Research is clear; this is how you improve schools:

  1. Get the parents more involved. Not just the special interest groups that pack meetings with a single agenda, but all parents, including those who have to work two or three minimum wage jobs just to survive.
  2. Make sure that teachers teach subjects that they are fully qualified to teach. For example, hundreds of Idaho math teachers don’t have a math major degree in education. But instead of raising standards, Idaho has made it easier to people who have no educational credentials to teach.
  3. Provide leadership. Effective principals make for effective schools. Effective teachers have higher achieving students.
  4. Work together. Start by listening to teachers and parents. They tried to warm you that the education reform laws were a bad idea, but no one was apparently listening.
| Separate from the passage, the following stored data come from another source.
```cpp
static int last_application_bwd_pruned(PlbEngine* e, const Bwd& c, const Slots& sl, const Prune* pr) {
  const int H = e->H, I = e->I, L = e->L, Mc = pr->Mc, n = pr->n;
  hipStream_t s = c.s;
  const F8Site sDP(e, F8_DP, L - 1), sDU(e, F8_DU, L - 1), sDP1(e, F8_DP1, L - 1);
  bf16_t* const dac = e->at<bf16_t>(e->o_da);
  bf16_t* const dctxc = e->at<bf16_t>(e->o_dy0);
  bf16_t* const dctx = e->at<bf16_t>(e->o_dctx);
  if (ln_bwd(e, ln2_slot(e, sl), c.prows, e->at<bf16_t>(e->o_dhm), sl.dpre2, Mc, Mc, nullptr, F8Site(), s)) return 1;
  if (c.calib) TRY(plb_launch_amax(sl.dpre2, 1, (size_t)n, H, H, sDP.amax, s));
  PlbGemmNT g = nt_desc(sl.dpre2, e->at<bf16_t>(e->o_w2T), Mc, I, H);
  g.aux = sl.u; g.ldaux = I; g.C = sl.du; g.ldc = I;
  TRY(plb_launch_gemm_nt(&g, 2, 0, s));
  if (c.calib) TRY(plb_launch_amax(sl.du, 1, (size_t)n, I, I, sDU.amax, s));
  if (c.du_rows > 0) {
    TRY(plb_launch_colsum(sl.du, 1, (size_t)Mc, I, I, sl.ducol, I, 0, e->at<float>(e->o_scratch), 16, s));
    if (c.du_rows > 1) HIPTRY(hipMemsetAsync(sl.ducol + I, 0, (size_t)(c.du_rows - 1) * I * 4, s));
  }
  g = nt_desc(sl.du, e->at<bf16_t>(e->o_w1T), Mc, H, I);
  g.res = sl.dpre2; g.ldr = H; g.C = dac; g.ldc = H;
  if (gemm_ln_bwd(e, &g, nullptr, false, ln1_slot(e, sl), c.prows, sl.dpre1, Mc, Mc, nullptr, F8Site(), s)) return 1;
  if (c.calib) TRY(plb_launch_amax(sl.dpre1, 1, (size_t)n, H, H, sDP1.amax, s));
  if (e->tn8_call) {
    const void* src[3] = {sl.dpre2, sl.du, sl.dpre1}; const int fl[3] = {3, 3, 3};
    const size_t nel[3] = {(size_t)Mc * H, (size_t)Mc * I, (size_t)Mc * H};
    const float* sc[3] = {sDP.scale, sDU.scale, sDP1.scale};
    uint8_t* dst[3] = {sl.dp8, sl.du8, sl.dp18};
    float* am[3] = {sDP.amax, sDU.amax, sDP1.amax};
    TRY(plb_launch_quantize_multi(3, src, fl, nel, sc, dst, am, s));
  }
  g = nt_desc(sl.dpre1, e->at<bf16_t>(e->o_wdT), Mc, H, H);
  g.C = dctxc; g.ldc = H;
  TRY(plb_launch_gemm_nt(&g, 0, 0, s));
  HIPTRY(hipMemsetAsync(dctx, 0, (size_t)c.Tp * H * 2, s));
  TRY(plb_launch_scatter_rows(dctxc, H, pr->rows, n, H, dctx, H, s));
  HIPTRY(hipMemsetAsync(dac, 0, (size_t)c.Tp * H * 2, s));
  TRY(plb_launch_scatter_rows(sl.dpre1, H, pr->rows, n, H, dac, H, s));
  return 0;
}

static int attention_bwd_dx(PlbEngine* e, const Bwd& c, int l, const Slots& sl, bf16_t* ctx, const bf16_t* res,
                            bf16_t* dx) {
  const int H = e->H, T = c.T;
  hipStream_t s = c.s;
  const F8Site sDQ(e, F8_DQ, l);
  PlbAttn at;
  memset(&at, 0, sizeof(at));
  at.qkv = sl.qkv; at.ldqkv = 3 * H; at.lengths = c.lengths; at.B = c.B; at.S = c.S; at.NH = e->NH; at.H = H; at.scale = 0.125f;
  at.row_start = c.row_start;
  at.ctx = ctx; at.ldctx = H; at.lse = sl.lse;
  at.dctx = e->at<bf16_t>(e->o_dctx); at.lddctx = H; at.delta = e->at<float>(e->o_delta); at.dqkv = sl.dqkv; at.lddqkv = 3 * H;
  at.colpart = sl.qkvcol; at.colpart_accumulate = 0;
  if (c.f8) {
    at.dqkv8 = sl.dq8; at.lddqkv8 = 3 * H; at.dqkv_scale = sDQ.scale; at.dqkv_amax = sDQ.amax;
    if (e->tn8_call) at.dqkv = nullptr;
  }
  TRY(plb_launch_attn_bwd(&at, s));
  if (c.Tp > T) {
    if (at.dqkv) HIPTRY(hipMemsetAsync(sl.dqkv + (int64_t)T * 3 * H, 0, (size_t)(c.Tp - T) * 3 * H * 2, s));
    if (c.f8) HIPTRY(hipMemsetAsync(sl.dq8 + (int64_t)T * 3 * H, 0, (size_t)(c.Tp - T) * 3 * H, s));
  }
  if (c.calib) TRY(plb_launch_amax(sl.dqkv, 1, (size_t)T, 3 * H, 3 * H, sDQ.amax, s));
  PlbGemmNT g = nt_desc(sl.dqkv, e->at<bf16_t>(e->o_wqkvT), c.Tp, H, 3 * H);
  g.res = res; g.ldr = H; g.C = dx; g.ldc = H;
  const F8Op ox = f8_op(sl.dq8, sDQ, F8Weight(e, F8W_QKVT), 1);
  if (l == 0) {
    TRY(gemm_nt_any(&g, 0, c.f8 ? &ox : nullptr, s));
    return 0;
  }
  const Slots below = slots(e, c.Tp, c.B, c.S, l - 1, true, c.prows, c.du_rows);
// ... 537 lines not shown
```

### plbert_amd/csrc/gemm.hip

```cpp
#include "common.h"
#include "plbert_kernels.h"
#include "gemm_epilogue.h"

namespace {

constexpr int BM = 128, BN = 128, BK = 64;
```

  5. Instead of running commercials lambasting the efforts of our children, do something about it. Our young people aren’t ”falling behind” or failing to complete college because they are too stupid, they quit because those colleges keep raising tuition, cutting scholarships and making it harder make ends meet. If the various interests REALLY want to help, maybe they should double or triple the scholarships available. If the State Board really wanted relieve the situation, they should order the colleges and universities to LOWER tuition, not raise it by 10 percent every year. If you want Idaho kids to “go on” give them the money they need to do it instead of forcing them to finish school thousands of dollars in debt. Indeed, it would be funny if they were so incredibly cruel to our young people. You get what you pay for; Idaho has cut what it spends on higher education over the years. Now it whines that the results aren’t pretty.
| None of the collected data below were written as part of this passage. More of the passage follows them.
# akio-tomiya/LatticeQCD.jl

Measured on AMD Instinct MI355X. Metric: CG iters/sec (D^+D) & Dslash GFLOP/s, 32^3x64 SU(3) Wilson fp64, higher is better.
Workload: dtype f64; 1 GPU; configs[3]: 32x32x32x64 Wilson D^+D CG (fixed-length window), fp64; dslash_variant=1, xcd_remap=2, xcd_nsub=16, xcd_ysplit=4, cg_fused=3, gauge_recon=12, gauge_recon_active=1, comm_backend=none, comm_requested=auto

## Files before the change

### latticeqcd.jl_amd/csrc/blas.hip

```cpp
#include "lqcd_internal.h"

#include <cstring>

namespace lqcd {

constexpr int RB = 256;

__device__ inline void block_reduce2(double a, double b, double* partial, int stride) {
    __shared__ double red[2][RB / 64];
#pragma unroll
    for (int off = 32; off > 0; off >>= 1) { a += __shfl_down(a, off, 64); b += __shfl_down(b, off, 64); }
    if ((threadIdx.x & 63) == 0) { red[0][threadIdx.x >> 6] = a; red[1][threadIdx.x >> 6] = b; }
    __syncthreads();
    if (threadIdx.x == 0) {
        double sa = 0, sb = 0;
#pragma unroll
        for (int w = 0; w < RB / 64; w++) { sa += red[0][w]; sb += red[1][w]; }
        partial[blockIdx.x * stride] = sa;
        if (stride > 1) partial[blockIdx.x * stride + 1] = sb;
    }
}

__global__ __launch_bounds__(RB) void dot_kernel(const double2* __restrict__ a, const double2* __restrict__ b, size_t n,
                                                 double* partial) {
    double re = 0, im = 0;
    for (size_t i = (size_t)blockIdx.x * RB + threadIdx.x; i < n; i += (size_t)gridDim.x * RB) {
        const double2 x = a[i], y = b[i];
        re = fma(x.x, y.x, re); re = fma(x.y, y.y, re);
        im = fma(x.x, y.y, im); im = fma(-x.y, y.x, im);
    }
    block_reduce2(re, im, partial, 2);
}

__global__ __launch_bounds__(RB) void norm2_kernel(const double2* __restrict__ a, size_t n, double* partial) {
    double s = 0;
    for (size_t i = (size_t)blockIdx.x * RB + threadIdx.x; i < n; i += (size_t)gridDim.x * RB) {
        const double2 x = a[i];
        s = fma(x.x, x.x, s); s = fma(x.y, x.y, s);
    }
    block_reduce2(s, 0.0, partial, 1);
}

__global__ __launch_bounds__(FB) void reduce_final(const double* __restrict__ partial, int nblocks, int nvals, double* scal, int slot, int op, PeerRedArgs pr, int soa) {
    __shared__ double tot[PEER_RED_VALS];
    if (nblocks <= 1024) {
        if (threadIdx.x < 64) {
            double mine = 0.0;
            for (int v = 0; v < nvals; v++) {
                const double t = sum_partials_small_nv(partial, nblocks, nvals, v, soa != 0);
                if (pr.nranks) { if (((int)threadIdx.x >> 3) == v) mine = t; }
                else if (threadIdx.x == 0) scal[slot + v] = t;
            }
            if (pr.nranks) {
                const double s = peer_allreduce_wave(pr, mine, nvals);
                for (int q = 0; q < nvals; q++) {
                    const double v = __shfl(s, 8 * q, 64);
                    if (threadIdx.x == 0) scal[slot + q] = v;
                }
            }
            if (op && threadIdx.x == 0) cg_scalar_step(scal, op);
        }
        return;
    }
    __shared__ double redv[PEER_RED_VALS][FB / 64];
    double cls[PEER_RED_VALS];
#pragma unroll
    for (int v = 0; v < PEER_RED_VALS; v++)
        if (v < nvals) cls[v] = sum_partials_class(partial, nblocks, nvals, v, (int)threadIdx.x, soa != 0);
#pragma unroll
    for (int v = 0; v < PEER_RED_VALS; v++)
        if (v < nvals) {
            const double w = shfl_tree_sum(cls[v]);
            if ((threadIdx.x & 63) == 0) redv[v][threadIdx.x >> 6] = w;
        }
    __syncthreads();
    if ((int)threadIdx.x < nvals) {
        double t = 0;
        for (int w = 0; w < FB / 64; w++) t += redv[threadIdx.x][w];
        if (pr.nranks) tot[threadIdx.x] = t; else scal[slot + threadIdx.x] = t;
    }
    __syncthreads();
    if (pr.nranks && threadIdx.x < 64) {
        const int k = (int)threadIdx.x >> 3;
        const double s = peer_allreduce_wave(pr, k < nvals ? tot[k] : 0.0, nvals);
        for (int q = 0; q < nvals; q++) {
            const double v = __shfl(s, 8 * q, 64);
            if (threadIdx.x == 0) scal[slot + q] = v;
        }
    }
    if (op && threadIdx.x == 0) cg_scalar_step(scal, op);
}

__global__ __launch_bounds__(RB) void axpy_kernel(double ar, double ai, const double2* __restrict__ x, double2* __restrict__ y, size_t n) {
    for (size_t i = (size_t)blockIdx.x * RB + threadIdx.x; i < n; i += (size_t)gridDim.x * RB) {
        const double2 xv = x[i];
        double2 yv = y[i];
        yv.x = fma(ar, xv.x, yv.x); yv.x = fma(-ai, xv.y, yv.x);
        yv.y = fma(ar, xv.y, yv.y); yv.y = fma(ai, xv.x, yv.y);
        y[i] = yv;
    }
}

__global__ __launch_bounds__(RB) void axpby_kernel(double ar, double ai, const double2* __restrict__ x, double br, double bi,
// ... 25 lines not shown
int allreduce_host(lqcd_ctx_s* c, double* vals, int n) {
    if (!c->has_comm) return LQCD_OK;
    ARGCHK(n <= 8, "allreduce_host: too many values");
    double* d = c->d_scal + SCAL_DOUBLES - 8;
    HIPCHK(hipMemcpyAsync(d, vals, n * sizeof(double), hipMemcpyHostToDevice, c->stream));
    LQCHK(comm_allreduce(c, d, n));
    HIPCHK(hipMemcpyAsync(vals, d, n * sizeof(double), hipMemcpyDeviceToHost, c->stream));
    HIPCHK(hipStreamSynchronize(c->stream));
    return comm_check(c);
}

int reduce_tail(lqcd_ctx_s* c, int nvals, int slot, int cg_op) {
    if (c->has_comm || cg_op) return comm_allreduce(c, c->d_scal + slot, nvals, cg_op);
    return LQCD_OK;
}

int reduce_to_slot(lqcd_ctx_s* c, int nblocks, int nvals, int slot, bool allreduce, int cg_op, const double* partial, bool soa) {
    const bool multi = allreduce && c->has_comm;
    const bool peer = multi && c->peer.on;
    ARGCHK(nvals >= 1 && nvals <= PEER_RED_VALS, "reduce_to_slot: one to eight values per reduction");
    if (peer) ARGCHK(nvals <= PEER_RED_VALS, "reduce_to_slot: more than 8 values in one reduction over the ranks");
    PeerRedArgs pr;
    if (peer) pr = comm_red_args(c); else memset(&pr, 0, sizeof pr);
    hipLaunchKernelGGL(reduce_final, dim3(1), dim3(FB), 0, c->stream, partial ? partial : c->d_partial, nblocks, nvals, c->d_scal, slot, (multi && !peer) ? 0 : cg_op, pr, soa ? 1 : 0);
    HIPCHK(hipGetLastError());
    if (multi && !peer) LQCHK(comm_allreduce(c, c->d_scal + slot, nvals, cg_op));
    return LQCD_OK;
}

int reduce_pack_to_slot(lqcd_ctx_s* c, int nblocks, int slot, int cg_op) {
    if (!c->has_waiting_pack) return reduce_to_slot(c, nblocks, 1, slot, true, cg_op);
    c->has_waiting_pack = false;
    const bool multi = c->has_comm, peer = multi && c->peer.on;
    LQCHK(launch_pack_reduce(c, *static_cast<StencilCall*>(c->waiting_pack), c->d_partial, nblocks, slot, (multi && !peer) ? 0 : cg_op));
    if (multi && !peer) LQCHK(comm_allreduce(c, c->d_scal + slot, 1, cg_op));
    return LQCD_OK;
}

static int fetch_slot(lqcd_ctx_s* c, int slot, int nvals, double* out) {
    HIPCHK(hipMemcpyAsync(c->h_scal, c->d_scal + slot, nvals * sizeof(double), hipMemcpyDeviceToHost, c->stream));
    HIPCHK(hipStreamSynchronize(c->stream));
    for (int i = 0; i < nvals; i++) out[i] = c->h_scal[i];
    return LQCD_OK;
}

int blas_dot(lqcd_ctx_s* c, const double2* a, const double2* b, size_t n, double* re, double* im, bool allreduce) {
    HIPCHK(hipSetDevice(c->device));
// ... 74 lines not shown
```

### latticeqcd.jl_amd/csrc/capi.hip

```cpp
#include "lqcd_internal.h"

#include <algorithm>
#include <cstdio>
#include <cstdlib>
#include <cstring>
#include <mutex>

namespace lqcd {

static thread_local std::string g_err;
static std::mutex g_live_mu;
static std::vector<const lqcd_ctx_s*> g_live;
bool ctx_is_live(const lqcd_ctx_s* c) {
    std::lock_guard<std::mutex> lk(g_live_mu);
    for (const lqcd_ctx_s* p : g_live)
        if (p == c) return true;
    return false;
}
static void ctx_set_live(const lqcd_ctx_s* c, bool live) {
    std::lock_guard<std::mutex> lk(g_live_mu);
    for (size_t i = 0; i < g_live.size(); i++)
        if (g_live[i] == c) { g_live.erase(g_live.begin() + i); break; }
    if (live) g_live.push_back(c);
}
// ... 155 lines not shown
    ARGCHK(V / 2 < (1ll << 31) / 16, "lqcd_ctx_create: local volume too large for 32-bit site indices");
    lqcd_ctx_s* c = new lqcd_ctx_s;
    c->home_thread = std::this_thread::get_id();
    c->device = device;
    c->rank = rank;
    c->nranks = pe[0] * pe[1] * pe[2] * pe[3];
    geom_from_L(c->geom, L);
    for (int mu = 0; mu < 4; mu++) {
        c->gL[mu] = gL[mu]; c->pe[mu] = pe[mu]; c->coord[mu] = coord[mu];
        c->nbr_fwd[mu] = nf[mu]; c->nbr_bwd[mu] = nb[mu];
        c->geom.gL[mu] = gL[mu]; c->geom.origin[mu] = origin[mu];
        c->geom.part[mu] = pe[mu] > 1 ? 1 : 0;
    }
    if (const char* e = getenv("LQCD_FORCE_PARTITION")) {
        const int mask = atoi(e);
        for (int mu = 0; mu < 4; mu++)
            if ((mask >> mu) & 1) c->geom.part[mu] = 1;
    }
    {
        const Geom& g = c->geom;
        const long slice = (long)g.XH * g.L[1] * g.L[2];
        if (slice % 64 == 0 && slice / 64 <= 128) { c->tun.xcd_nsub = 8; c->tun.xcd_ysplit = 2; }
        if (gauge12_elems(g) * sizeof(double2) <= ((size_t)256 << 20)) c->tun.nt_gauge = 0;
        if ((size_t)24 * g.Vh * sizeof(double2) <= ((size_t)64 << 20)) c->tun.nt_store = 0;
    }
    if (const char* e = getenv("LQCD_HALO_STREAM_MODE")) {
        const int v = atoi(e);
        if (v < -1 || v > 4) { set_error(std::string("LQCD_HALO_STREAM_MODE=") + e + ": the halo schedule is -1 (timed once) or 0..4"); delete c; return LQCD_ERR_ARG; }
        c->tun.halo_stream_mode = v;
    }
    if (const char* e = getenv("LQCD_HALO_FOLD")) {
        const int v = atoi(e);
        if (v != 0 && v != 1) { set_error(std::string("LQCD_HALO_FOLD=") + e + ": 0 or 1"); delete c; return LQCD_ERR_ARG; }
        c->tun.halo_fold = v;
    }
    hipDeviceProp_t prop;
    HIPCHK(hipGetDeviceProperties(&prop, device));
    c->num_cu = prop.multiProcessorCount > 0 ? prop.multiProcessorCount : 256;
    HIPCHK(hipStreamCreateWithFlags(&c->stream, hipStreamNonBlocking));
    HIPCHK(hipStreamCreateWithFlags(&c->comm_stream, hipStreamNonBlocking));
    HIPCHK(hipEventCreateWithFlags(&c->ev_pack, hipEventDisableTiming));
    HIPCHK(hipEventCreateWithFlags(&c->ev_comm, hipEventDisableTiming));
    HIPCHK(hipEventCreate(&c->ev_t0));
    HIPCHK(hipEventCreate(&c->ev_t1));
    HIPCHK(hipEventCreate(&c->ev_tune0));
    HIPCHK(hipEventCreate(&c->ev_tune1));
    const size_t npart = (size_t)2 * c->geom.Vh / 64 + 4096 + 8 * ((size_t)2 * c->geom.Vh / 128 + 8);
// ... 49 lines not shown
    (void)hipEventDestroy(c->ev_pack); (void)hipEventDestroy(c->ev_comm); (void)hipEventDestroy(c->ev_t0); (void)hipEventDestroy(c->ev_t1);
    (void)hipEventDestroy(c->ev_tune0); (void)hipEventDestroy(c->ev_tune1);
    (void)hipStreamDestroy(c->stream); (void)hipStreamDestroy(c->comm_stream);
    delete c;
    return LQCD_OK;
}

extern "C" int lqcd_ctx_sync(lqcd_ctx_t c) {
    ARGCHK(c, "lqcd_ctx_sync: null");
    LQCHK(ctx_drain_parked(c));
    LQCHK(links_flush_of(c));
    HIPCHK(hipSetDevice(c->device));
    HIPCHK(hipStreamSynchronize(c->stream));
    HIPCHK(hipStreamSynchronize(c->comm_stream));
    return comm_check(c);
}

static int* param_ptr(lqcd_ctx_s* c, const char* key) {
    if (!strcmp(key, "dslash_block")) return &c->tun.dslash_block;
    if (!strcmp(key, "xcd_remap")) return &c->tun.xcd_remap;
    if (!strcmp(key, "dslash_variant")) return &c->tun.dslash_variant;
    if (!strcmp(key, "nt_gauge")) return &c->tun.nt_gauge;
    if (!strcmp(key, "nt_store")) return &c->tun.nt_store;
    if (!strcmp(key, "cg_fused")) return &c->tun.cg_fused;
    if (!strcmp(key, "graph")) return &c->tun.graph;
    if (!strcmp(key, "gauge_recon")) return &c->tun.gauge_recon;
    if (!strcmp(key, "mixed_action_solver")) return &c->tun.mixed_action_solver;
    if (!strcmp(key, "mixed_pair32")) return &c->tun.mixed_pair32;
    if (!strcmp(key, "mixed_links16")) return &c->tun.mixed_links16;
    if (!strcmp(key, "bicg_reliable")) return &c->tun.bicg_reliable;
    if (!strcmp(key, "bicg_rec_guard")) return &c->tun.bicg_rec_guard;
    if (!strcmp(key, "bicg_dot_soa")) return &c->tun.bicg_dot_soa;
    if (!strcmp(key, "clover_hop_s")) return &c->tun.clover_hop_s;
    if (!strcmp(key, "mixed_lean_residual")) return &c->tun.mixed_lean_residual;
    if (!strcmp(key, "mixed_xfuse")) return &c->tun.mixed_xfuse;
    if (!strcmp(key, "mixed_defer_x")) return &c->tun.mixed_defer_x;
    if (!strcmp(key, "pair32_active")) return &c->tun.pair32_active;
    if (!strcmp(key, "stag_both")) return &c->tun.stag_both;
    if (!strcmp(key, "clover_fused")) return &c->tun.clover_fused;
    if (!strcmp(key, "clover_transport")) return &c->tun.clover_transport;
    if (!strcmp(key, "halo_stream_mode")) return &c->tun.halo_stream_mode;
    if (!strcmp(key, "cg_skip_done")) return &c->tun.cg_skip_done;
    if (!strcmp(key, "cg_small")) return &c->tun.cg_small;
    if (!strcmp(key, "cg_tgauge")) return &c->tun.cg_tgauge;
    if (!strcmp(key, "tgauge_active")) return &c->tun.tgauge_active;
    if (!strcmp(key, "cg_sweep_alt")) return &c->tun.cg_sweep_alt;
// ... 198 lines not shown
```

### latticeqcd.jl_amd/csrc/cg.hip

```cpp
#include "ops_internal.h"
#include "stencil_common.h"

#include <algorithm>
#include <cmath>

namespace lqcd {


__global__ void cg_scalar_alpha(double* s) {
    if (s[S_DONE] != 0.0) { s[S_XDONE] = 1.0; return; }
    s[S_ALPHA] = s[S_RR] / s[S_PQ];
}
__global__ void cg_scalar_beta(double* s) {
    if (s[S_DONE] != 0.0) return;
    const double rrn = s[S_RRNEW];
    s[S_BETA] = rrn / s[S_RR];
    s[S_RR] = rrn;
    s[S_ITERS] += 1.0;
    if (rrn < s[S_EPS]) s[S_DONE] = 1.0;
}

__global__ __launch_bounds__(UB) void cg_update_xr(const double* __restrict__ s, double2* __restrict__ x, double2* __restrict__ r,
                                                    const double2* __restrict__ p, const double2* __restrict__ q, size_t n,
                                                    double* partial) {
// ... 444 lines not shown
        apply_bc(c, op->bc);
        LQCHK(make_full_call(op, w.tmp, w.p, 0, s1));
        s1.skip_flag = c->tun.cg_skip_done ? c->d_scal : nullptr;
    } else {
        apply_bc(c, op->bc);
        LQCHK(make_full_call(op, w.tmp, rk, 0, s1));
        s1.upd_scal = c->d_scal;
        s1.upd[0] = spinor_block(w.tmp, 0);
        s1.upd[1] = spinor_block(w.tmp, 1);
        s1.upd_rec = 1;
    }
    s1.gauge12t = gt;
    s1.norm_partial = c->d_partial;
    LQCHK(stencil_apply(c, s1));
    LQCHK(reduce_to_slot(c, nbs, 1, S_PQ, true, m == 0 ? 9 : 7));
    apply_bc(c, op->bc);
    StencilCall s2;
    LQCHK(make_full_call(op, rn, w.tmp, 1, s2));
    s2.gauge12t = gt;
    s2.sweep_rev = w.sweep_alt ? 1 : 0;
    s2.norm_partial = c->d_partial;
    s2.upd_scal = c->d_scal;
    for (int q = 0; q < 2; q++) { s2.upd[q] = spinor_block(rn, q); s2.upd_src[q] = spinor_block(rk, q); }
    LQCHK(stencil_apply(c, s2));
    LQCHK(reduce_to_slot(c, nbs, 1, S_RRNEW, true, 8));
    w.k++;
    return LQCD_OK;
}
static int cg_rring_wanted(lqcd_op_s* op, const CgWork& w) {
    lqcd_ctx_s* c = op->ctx;
    const int K = c->tun.cg_rring;
    if (c->tun.cg_fused < 3 || !(K == 2 || K == 4 || K == 8)) return 0;
    if (op->kind != LQCD_WILSON || op->r != 1.0 || op->csw != 0.0 || any_partitioned(c) || c->has_comm || !c->local_peers.empty()) return 0;
    if (!stencil_sdir_applies(c, op->kind, op->r, op_fused_clover(op))) return 0;
    StencilCall s;
    if (make_full_call(op, w.tmp, w.p, 0, s) != LQCD_OK) return 0;
    if (!(w.tgauge || s.gauge12 || c->tun.dslash_s18)) return 0;
    return K;
}
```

  6. Finally, let’s own the problem. Hunting scapegoats to place the blame isn’t going to make the schools any better. We care, or we wouldn’t be here tonight. So rather than trying to find the magic bullet, how about finding a source of funding and go about doing what is already proven to improve schools, instead of hatching new jingles. A little less ideology and a lot more work is what we need.



Steve Smylie

Steve Smylie served four terms in the Idaho Legislature. He is a lifelong educator; teaching, coaching, and administrating at the public school, private school, and university level, 37 years in all. In 2006 he ran for Idaho State Superintendent of Public Instruction, losing in the Republican Primary election. He holds advanced degrees from Northwest Nazarene University, Boise State University, and the University of Idaho. He is the son of former Republican governor of Idaho Robert E. Smylie. Currently he is an adjunct Professor of Curriculum, Instruction, and Foundational Studies at Boise State University.